Exercise prompt: Retype every entry below without any change.

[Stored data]
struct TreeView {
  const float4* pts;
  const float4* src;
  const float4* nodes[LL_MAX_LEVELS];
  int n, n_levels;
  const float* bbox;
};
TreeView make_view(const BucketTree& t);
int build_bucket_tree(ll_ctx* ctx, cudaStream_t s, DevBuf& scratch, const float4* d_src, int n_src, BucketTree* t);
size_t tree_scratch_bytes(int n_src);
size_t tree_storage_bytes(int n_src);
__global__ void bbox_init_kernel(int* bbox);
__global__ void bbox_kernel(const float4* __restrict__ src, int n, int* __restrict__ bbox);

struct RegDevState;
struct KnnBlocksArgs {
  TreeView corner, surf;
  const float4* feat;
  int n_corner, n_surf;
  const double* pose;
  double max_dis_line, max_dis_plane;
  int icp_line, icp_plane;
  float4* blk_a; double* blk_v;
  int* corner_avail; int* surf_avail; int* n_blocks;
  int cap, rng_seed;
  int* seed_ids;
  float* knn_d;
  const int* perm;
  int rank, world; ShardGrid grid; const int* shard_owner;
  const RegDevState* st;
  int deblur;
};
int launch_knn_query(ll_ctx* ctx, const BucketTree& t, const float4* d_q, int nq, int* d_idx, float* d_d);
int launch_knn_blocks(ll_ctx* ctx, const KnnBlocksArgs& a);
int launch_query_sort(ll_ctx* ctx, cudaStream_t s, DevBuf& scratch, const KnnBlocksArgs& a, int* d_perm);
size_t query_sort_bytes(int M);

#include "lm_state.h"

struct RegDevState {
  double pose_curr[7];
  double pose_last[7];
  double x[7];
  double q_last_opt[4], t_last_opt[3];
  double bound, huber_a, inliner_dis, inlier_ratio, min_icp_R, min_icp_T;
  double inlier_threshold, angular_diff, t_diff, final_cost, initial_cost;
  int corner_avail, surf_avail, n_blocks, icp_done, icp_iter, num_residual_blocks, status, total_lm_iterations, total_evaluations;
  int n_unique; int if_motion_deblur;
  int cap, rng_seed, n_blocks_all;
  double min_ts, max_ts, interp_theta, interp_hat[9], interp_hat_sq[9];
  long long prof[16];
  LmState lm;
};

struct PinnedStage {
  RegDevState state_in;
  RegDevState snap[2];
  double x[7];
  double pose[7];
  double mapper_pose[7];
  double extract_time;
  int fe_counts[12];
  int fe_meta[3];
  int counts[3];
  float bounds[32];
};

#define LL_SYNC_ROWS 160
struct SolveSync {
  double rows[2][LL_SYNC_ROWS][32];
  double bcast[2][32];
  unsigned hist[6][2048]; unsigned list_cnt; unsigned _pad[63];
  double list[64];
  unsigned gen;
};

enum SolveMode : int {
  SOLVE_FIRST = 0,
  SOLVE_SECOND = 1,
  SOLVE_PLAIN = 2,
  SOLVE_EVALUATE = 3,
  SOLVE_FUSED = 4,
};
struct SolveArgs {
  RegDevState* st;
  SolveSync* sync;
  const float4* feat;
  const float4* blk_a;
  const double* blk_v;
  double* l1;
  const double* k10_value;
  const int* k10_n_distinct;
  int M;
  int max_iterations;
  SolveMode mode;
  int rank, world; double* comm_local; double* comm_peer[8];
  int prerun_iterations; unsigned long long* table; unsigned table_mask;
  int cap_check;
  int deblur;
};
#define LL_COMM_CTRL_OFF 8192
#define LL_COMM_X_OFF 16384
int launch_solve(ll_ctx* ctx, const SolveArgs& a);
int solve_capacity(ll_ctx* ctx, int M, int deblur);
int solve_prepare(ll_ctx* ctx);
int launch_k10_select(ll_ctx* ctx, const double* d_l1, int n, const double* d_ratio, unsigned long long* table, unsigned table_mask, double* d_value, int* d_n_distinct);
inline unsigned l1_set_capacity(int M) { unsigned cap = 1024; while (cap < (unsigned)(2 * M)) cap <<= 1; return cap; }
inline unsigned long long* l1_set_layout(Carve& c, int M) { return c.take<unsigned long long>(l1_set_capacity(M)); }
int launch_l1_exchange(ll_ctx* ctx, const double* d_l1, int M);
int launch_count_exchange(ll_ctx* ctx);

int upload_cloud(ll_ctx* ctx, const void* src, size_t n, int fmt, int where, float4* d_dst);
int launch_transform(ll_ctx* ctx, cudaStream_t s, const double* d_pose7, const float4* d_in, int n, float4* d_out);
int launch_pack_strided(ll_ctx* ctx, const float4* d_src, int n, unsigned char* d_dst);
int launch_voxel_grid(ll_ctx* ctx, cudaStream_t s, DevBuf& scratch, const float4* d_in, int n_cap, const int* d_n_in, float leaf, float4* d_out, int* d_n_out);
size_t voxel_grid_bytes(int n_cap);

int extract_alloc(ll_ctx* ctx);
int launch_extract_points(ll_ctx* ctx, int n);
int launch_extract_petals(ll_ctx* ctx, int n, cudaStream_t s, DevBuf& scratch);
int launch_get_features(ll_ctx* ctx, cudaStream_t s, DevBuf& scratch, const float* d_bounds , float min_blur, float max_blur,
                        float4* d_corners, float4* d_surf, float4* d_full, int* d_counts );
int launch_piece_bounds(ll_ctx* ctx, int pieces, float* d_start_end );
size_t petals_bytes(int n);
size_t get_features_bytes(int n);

Solution to this task:
struct TreeView {
  const float4* pts;
  const float4* src;
  const float4* nodes[LL_MAX_LEVELS];
  int n, n_levels;
  const float* bbox;
};
TreeView make_view(const BucketTree& t);
int build_bucket_tree(ll_ctx* ctx, cudaStream_t s, DevBuf& scratch, const float4* d_src, int n_src, BucketTree* t);
size_t tree_scratch_bytes(int n_src);
size_t tree_storage_bytes(int n_src);
__global__ void bbox_init_kernel(int* bbox);
__global__ void bbox_kernel(const float4* __restrict__ src, int n, int* __restrict__ bbox);

struct RegDevState;
struct KnnBlocksArgs {
  TreeView corner, surf;
  const float4* feat;
  int n_corner, n_surf;
  const double* pose;
  double max_dis_line, max_dis_plane;
  int icp_line, icp_plane;
  float4* blk_a; double* blk_v;
  int* corner_avail; int* surf_avail; int* n_blocks;
  int cap, rng_seed;
  int* seed_ids;
  float* knn_d;
  const int* perm;
  int rank, world; ShardGrid grid; const int* shard_owner;
  const RegDevState* st;
  int deblur;
};
int launch_knn_query(ll_ctx* ctx, const BucketTree& t, const float4* d_q, int nq, int* d_idx, float* d_d);
int launch_knn_blocks(ll_ctx* ctx, const KnnBlocksArgs& a);
int launch_query_sort(ll_ctx* ctx, cudaStream_t s, DevBuf& scratch, const KnnBlocksArgs& a, int* d_perm);
size_t query_sort_bytes(int M);

#include "lm_state.h"

struct RegDevState {
  double pose_curr[7];
  double pose_last[7];
  double x[7];
  double q_last_opt[4], t_last_opt[3];
  double bound, huber_a, inliner_dis, inlier_ratio, min_icp_R, min_icp_T;
  double inlier_threshold, angular_diff, t_diff, final_cost, initial_cost;
  int corner_avail, surf_avail, n_blocks, icp_done, icp_iter, num_residual_blocks, status, total_lm_iterations, total_evaluations;
  int n_unique; int if_motion_deblur;
  int cap, rng_seed, n_blocks_all;
  double min_ts, max_ts, interp_theta, interp_hat[9], interp_hat_sq[9];
  long long prof[16];
  LmState lm;
};

struct PinnedStage {
  RegDevState state_in;
  RegDevState snap[2];
  double x[7];
  double pose[7];
  double mapper_pose[7];
  double extract_time;
  int fe_counts[12];
  int fe_meta[3];
  int counts[3];
  float bounds[32];
};

#define LL_SYNC_ROWS 160
struct SolveSync {
  double rows[2][LL_SYNC_ROWS][32];
  double bcast[2][32];
  unsigned hist[6][2048]; unsigned list_cnt; unsigned _pad[63];
  double list[64];
  unsigned gen;
};

enum SolveMode : int {
  SOLVE_FIRST = 0,
  SOLVE_SECOND = 1,
  SOLVE_PLAIN = 2,
  SOLVE_EVALUATE = 3,
  SOLVE_FUSED = 4,
};
struct SolveArgs {
  RegDevState* st;
  SolveSync* sync;
  const float4* feat;
  const float4* blk_a;
  const double* blk_v;
  double* l1;
  const double* k10_value;
  const int* k10_n_distinct;
  int M;
  int max_iterations;
  SolveMode mode;
  int rank, world; double* comm_local; double* comm_peer[8];
  int prerun_iterations; unsigned long long* table; unsigned table_mask;
  int cap_check;
  int deblur;
};
#define LL_COMM_CTRL_OFF 8192
#define LL_COMM_X_OFF 16384
int launch_solve(ll_ctx* ctx, const SolveArgs& a);
int solve_capacity(ll_ctx* ctx, int M, int deblur);
int solve_prepare(ll_ctx* ctx);
int launch_k10_select(ll_ctx* ctx, const double* d_l1, int n, const double* d_ratio, unsigned long long* table, unsigned table_mask, double* d_value, int* d_n_distinct);
inline unsigned l1_set_capacity(int M) { unsigned cap = 1024; while (cap < (unsigned)(2 * M)) cap <<= 1; return cap; }
inline unsigned long long* l1_set_layout(Carve& c, int M) { return c.take<unsigned long long>(l1_set_capacity(M)); }
int launch_l1_exchange(ll_ctx* ctx, const double* d_l1, int M);
int launch_count_exchange(ll_ctx* ctx);

int upload_cloud(ll_ctx* ctx, const void* src, size_t n, int fmt, int where, float4* d_dst);
int launch_transform(ll_ctx* ctx, cudaStream_t s, const double* d_pose7, const float4* d_in, int n, float4* d_out);
int launch_pack_strided(ll_ctx* ctx, const float4* d_src, int n, unsigned char* d_dst);
int launch_voxel_grid(ll_ctx* ctx, cudaStream_t s, DevBuf& scratch, const float4* d_in, int n_cap, const int* d_n_in, float leaf, float4* d_out, int* d_n_out);
size_t voxel_grid_bytes(int n_cap);

int extract_alloc(ll_ctx* ctx);
int launch_extract_points(ll_ctx* ctx, int n);
int launch_extract_petals(ll_ctx* ctx, int n, cudaStream_t s, DevBuf& scratch);
int launch_get_features(ll_ctx* ctx, cudaStream_t s, DevBuf& scratch, const float* d_bounds , float min_blur, float max_blur,
                        float4* d_corners, float4* d_surf, float4* d_full, int* d_counts );
int launch_piece_bounds(ll_ctx* ctx, int pieces, float* d_start_end );
size_t petals_bytes(int n);
size_t get_features_bytes(int n);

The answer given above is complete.